(Beginning of DATASET)

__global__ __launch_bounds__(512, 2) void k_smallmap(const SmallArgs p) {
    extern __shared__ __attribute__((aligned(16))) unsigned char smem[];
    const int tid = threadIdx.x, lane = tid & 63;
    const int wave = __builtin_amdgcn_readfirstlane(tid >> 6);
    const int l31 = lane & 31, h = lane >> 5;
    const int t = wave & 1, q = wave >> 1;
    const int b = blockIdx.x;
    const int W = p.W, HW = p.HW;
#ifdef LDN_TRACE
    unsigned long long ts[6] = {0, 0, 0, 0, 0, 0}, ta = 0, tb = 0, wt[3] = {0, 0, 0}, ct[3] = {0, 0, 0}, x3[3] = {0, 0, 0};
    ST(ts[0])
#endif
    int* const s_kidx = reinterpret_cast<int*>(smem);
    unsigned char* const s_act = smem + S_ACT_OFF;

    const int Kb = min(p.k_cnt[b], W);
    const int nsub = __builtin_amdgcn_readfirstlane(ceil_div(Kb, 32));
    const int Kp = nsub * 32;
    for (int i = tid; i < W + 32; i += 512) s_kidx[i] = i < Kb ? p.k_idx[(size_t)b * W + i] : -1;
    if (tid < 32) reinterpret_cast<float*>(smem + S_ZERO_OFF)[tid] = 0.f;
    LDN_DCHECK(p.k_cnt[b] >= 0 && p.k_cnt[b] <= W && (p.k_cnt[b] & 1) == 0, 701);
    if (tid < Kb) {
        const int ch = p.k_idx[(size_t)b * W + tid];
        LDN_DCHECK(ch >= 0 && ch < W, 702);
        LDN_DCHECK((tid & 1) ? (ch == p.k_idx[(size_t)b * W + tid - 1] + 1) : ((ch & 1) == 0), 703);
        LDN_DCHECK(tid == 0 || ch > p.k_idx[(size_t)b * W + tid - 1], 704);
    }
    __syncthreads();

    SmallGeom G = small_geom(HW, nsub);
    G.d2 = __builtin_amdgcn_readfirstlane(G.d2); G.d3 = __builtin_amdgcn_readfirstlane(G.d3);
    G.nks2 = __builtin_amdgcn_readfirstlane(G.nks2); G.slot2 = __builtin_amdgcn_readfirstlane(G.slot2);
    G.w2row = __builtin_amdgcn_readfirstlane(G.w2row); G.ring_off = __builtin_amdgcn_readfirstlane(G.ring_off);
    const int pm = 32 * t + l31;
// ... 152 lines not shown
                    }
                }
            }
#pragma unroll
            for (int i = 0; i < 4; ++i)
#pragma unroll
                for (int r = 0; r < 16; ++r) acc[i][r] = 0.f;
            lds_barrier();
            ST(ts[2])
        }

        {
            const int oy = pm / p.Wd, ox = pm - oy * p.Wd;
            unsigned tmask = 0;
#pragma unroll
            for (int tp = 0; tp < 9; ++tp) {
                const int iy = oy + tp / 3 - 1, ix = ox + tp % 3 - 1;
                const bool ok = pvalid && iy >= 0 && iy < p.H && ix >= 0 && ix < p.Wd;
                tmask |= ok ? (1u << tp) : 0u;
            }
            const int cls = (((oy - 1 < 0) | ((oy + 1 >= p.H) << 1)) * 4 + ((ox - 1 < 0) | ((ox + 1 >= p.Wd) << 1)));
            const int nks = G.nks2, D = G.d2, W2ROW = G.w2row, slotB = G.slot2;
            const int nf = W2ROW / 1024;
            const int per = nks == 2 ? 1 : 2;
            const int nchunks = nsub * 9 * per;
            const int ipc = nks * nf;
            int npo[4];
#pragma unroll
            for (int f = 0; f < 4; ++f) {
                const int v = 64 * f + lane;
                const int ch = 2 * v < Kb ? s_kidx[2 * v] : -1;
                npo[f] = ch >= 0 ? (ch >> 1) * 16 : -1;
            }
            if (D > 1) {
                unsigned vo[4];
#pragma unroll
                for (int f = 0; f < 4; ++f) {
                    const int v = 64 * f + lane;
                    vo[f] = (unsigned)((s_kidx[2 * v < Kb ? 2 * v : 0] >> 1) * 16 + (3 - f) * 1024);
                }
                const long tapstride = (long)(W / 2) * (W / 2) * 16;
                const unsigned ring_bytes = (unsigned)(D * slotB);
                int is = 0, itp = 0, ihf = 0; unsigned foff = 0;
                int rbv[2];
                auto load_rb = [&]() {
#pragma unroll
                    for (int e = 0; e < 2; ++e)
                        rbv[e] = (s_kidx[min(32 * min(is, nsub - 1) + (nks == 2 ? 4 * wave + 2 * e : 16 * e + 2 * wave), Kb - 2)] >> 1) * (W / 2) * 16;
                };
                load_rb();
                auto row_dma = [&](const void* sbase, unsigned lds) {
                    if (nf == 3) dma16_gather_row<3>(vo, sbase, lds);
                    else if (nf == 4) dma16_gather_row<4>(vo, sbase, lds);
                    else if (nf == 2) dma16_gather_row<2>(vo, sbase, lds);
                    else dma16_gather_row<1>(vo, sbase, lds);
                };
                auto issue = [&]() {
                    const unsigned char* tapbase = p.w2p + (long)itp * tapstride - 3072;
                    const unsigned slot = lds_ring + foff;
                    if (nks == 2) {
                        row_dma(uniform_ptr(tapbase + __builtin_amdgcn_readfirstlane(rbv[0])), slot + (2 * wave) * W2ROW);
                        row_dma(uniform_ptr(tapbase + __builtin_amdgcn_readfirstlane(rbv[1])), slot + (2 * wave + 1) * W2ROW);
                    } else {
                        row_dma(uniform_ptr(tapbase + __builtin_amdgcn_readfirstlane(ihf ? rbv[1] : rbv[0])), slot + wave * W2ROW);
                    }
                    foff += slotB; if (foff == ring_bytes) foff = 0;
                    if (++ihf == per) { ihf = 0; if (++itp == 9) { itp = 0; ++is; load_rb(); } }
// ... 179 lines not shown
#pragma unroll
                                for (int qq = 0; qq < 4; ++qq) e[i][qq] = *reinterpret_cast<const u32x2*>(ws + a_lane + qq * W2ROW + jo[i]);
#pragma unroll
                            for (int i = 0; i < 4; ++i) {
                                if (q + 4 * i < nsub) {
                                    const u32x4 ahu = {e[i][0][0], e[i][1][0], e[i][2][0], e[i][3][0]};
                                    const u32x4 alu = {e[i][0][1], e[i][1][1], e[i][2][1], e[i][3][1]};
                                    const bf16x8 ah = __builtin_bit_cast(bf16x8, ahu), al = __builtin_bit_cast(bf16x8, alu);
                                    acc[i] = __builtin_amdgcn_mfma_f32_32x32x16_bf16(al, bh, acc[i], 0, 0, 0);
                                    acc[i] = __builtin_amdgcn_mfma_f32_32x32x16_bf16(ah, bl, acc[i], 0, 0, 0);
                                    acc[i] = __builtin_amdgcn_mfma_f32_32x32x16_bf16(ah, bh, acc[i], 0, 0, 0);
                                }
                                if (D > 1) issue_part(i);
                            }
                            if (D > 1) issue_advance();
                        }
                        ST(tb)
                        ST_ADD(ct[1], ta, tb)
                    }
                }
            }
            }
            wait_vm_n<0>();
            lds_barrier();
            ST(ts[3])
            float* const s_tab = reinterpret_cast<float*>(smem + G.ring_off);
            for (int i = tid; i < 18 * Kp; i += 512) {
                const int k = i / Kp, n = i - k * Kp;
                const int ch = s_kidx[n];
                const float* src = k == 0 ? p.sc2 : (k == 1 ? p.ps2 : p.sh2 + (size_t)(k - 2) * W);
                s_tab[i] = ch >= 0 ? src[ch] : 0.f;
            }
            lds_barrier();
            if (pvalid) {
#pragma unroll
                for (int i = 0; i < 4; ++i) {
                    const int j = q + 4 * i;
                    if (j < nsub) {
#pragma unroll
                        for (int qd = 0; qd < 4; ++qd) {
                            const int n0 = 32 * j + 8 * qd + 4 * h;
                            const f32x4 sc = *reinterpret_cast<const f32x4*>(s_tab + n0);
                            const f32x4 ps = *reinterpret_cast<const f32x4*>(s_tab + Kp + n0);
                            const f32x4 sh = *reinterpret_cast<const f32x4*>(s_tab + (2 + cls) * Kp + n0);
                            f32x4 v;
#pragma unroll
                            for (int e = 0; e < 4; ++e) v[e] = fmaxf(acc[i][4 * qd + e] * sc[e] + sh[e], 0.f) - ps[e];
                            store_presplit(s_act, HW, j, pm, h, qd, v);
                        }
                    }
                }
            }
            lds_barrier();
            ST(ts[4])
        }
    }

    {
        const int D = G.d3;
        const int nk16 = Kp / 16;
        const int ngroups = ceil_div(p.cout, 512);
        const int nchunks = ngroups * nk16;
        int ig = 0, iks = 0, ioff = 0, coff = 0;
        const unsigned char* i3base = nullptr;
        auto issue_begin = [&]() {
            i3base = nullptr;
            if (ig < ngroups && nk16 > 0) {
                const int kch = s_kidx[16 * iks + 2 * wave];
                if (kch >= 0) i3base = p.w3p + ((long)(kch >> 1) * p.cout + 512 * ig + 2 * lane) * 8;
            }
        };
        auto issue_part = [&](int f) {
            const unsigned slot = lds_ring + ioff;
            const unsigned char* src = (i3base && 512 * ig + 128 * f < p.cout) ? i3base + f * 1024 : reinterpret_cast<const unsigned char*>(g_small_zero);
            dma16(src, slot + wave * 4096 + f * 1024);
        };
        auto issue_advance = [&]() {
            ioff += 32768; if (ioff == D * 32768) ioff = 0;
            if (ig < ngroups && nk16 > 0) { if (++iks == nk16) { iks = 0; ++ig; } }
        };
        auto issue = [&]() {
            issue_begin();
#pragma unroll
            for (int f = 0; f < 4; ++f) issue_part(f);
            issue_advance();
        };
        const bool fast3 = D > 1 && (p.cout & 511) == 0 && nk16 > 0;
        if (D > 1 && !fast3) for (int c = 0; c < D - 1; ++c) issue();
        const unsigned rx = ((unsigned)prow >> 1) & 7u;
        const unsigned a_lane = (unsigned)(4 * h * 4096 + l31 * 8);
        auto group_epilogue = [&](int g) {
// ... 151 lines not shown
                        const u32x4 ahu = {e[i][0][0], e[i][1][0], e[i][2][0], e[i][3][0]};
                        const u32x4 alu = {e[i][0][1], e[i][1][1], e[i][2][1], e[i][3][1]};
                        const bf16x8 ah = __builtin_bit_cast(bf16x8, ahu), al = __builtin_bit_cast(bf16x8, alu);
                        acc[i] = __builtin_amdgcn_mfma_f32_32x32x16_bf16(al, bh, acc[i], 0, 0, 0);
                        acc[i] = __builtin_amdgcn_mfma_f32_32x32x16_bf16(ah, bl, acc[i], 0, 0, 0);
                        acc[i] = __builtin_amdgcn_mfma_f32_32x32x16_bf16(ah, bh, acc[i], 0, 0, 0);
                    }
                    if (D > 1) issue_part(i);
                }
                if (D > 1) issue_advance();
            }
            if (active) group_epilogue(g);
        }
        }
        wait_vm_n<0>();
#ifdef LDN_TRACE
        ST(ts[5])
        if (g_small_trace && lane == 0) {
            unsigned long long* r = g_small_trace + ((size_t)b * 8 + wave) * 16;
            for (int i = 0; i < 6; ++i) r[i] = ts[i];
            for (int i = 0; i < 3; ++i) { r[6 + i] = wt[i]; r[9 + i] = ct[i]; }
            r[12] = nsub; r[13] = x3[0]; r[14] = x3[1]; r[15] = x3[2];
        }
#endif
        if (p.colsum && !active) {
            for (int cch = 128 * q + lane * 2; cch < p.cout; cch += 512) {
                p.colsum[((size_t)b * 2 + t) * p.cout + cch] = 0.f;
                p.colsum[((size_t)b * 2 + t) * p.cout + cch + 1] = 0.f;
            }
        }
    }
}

(End of DATASET)

**TASK ITEM:**
Copy range, inclusive: the line holding "const f32x4 sh" to the line holding "for (int e = 0; e < 4;". Reproduce exactly those lines of the records above and no others.

**EXERCISE ANSWER:**
                            const f32x4 sh = *reinterpret_cast<const f32x4*>(s_tab + (2 + cls) * Kp + n0);
                            f32x4 v;
#pragma unroll
                            for (int e = 0; e < 4; ++e) v[e] = fmaxf(acc[i][4 * qd + e] * sc[e] + sh[e], 0.f) - ps[e];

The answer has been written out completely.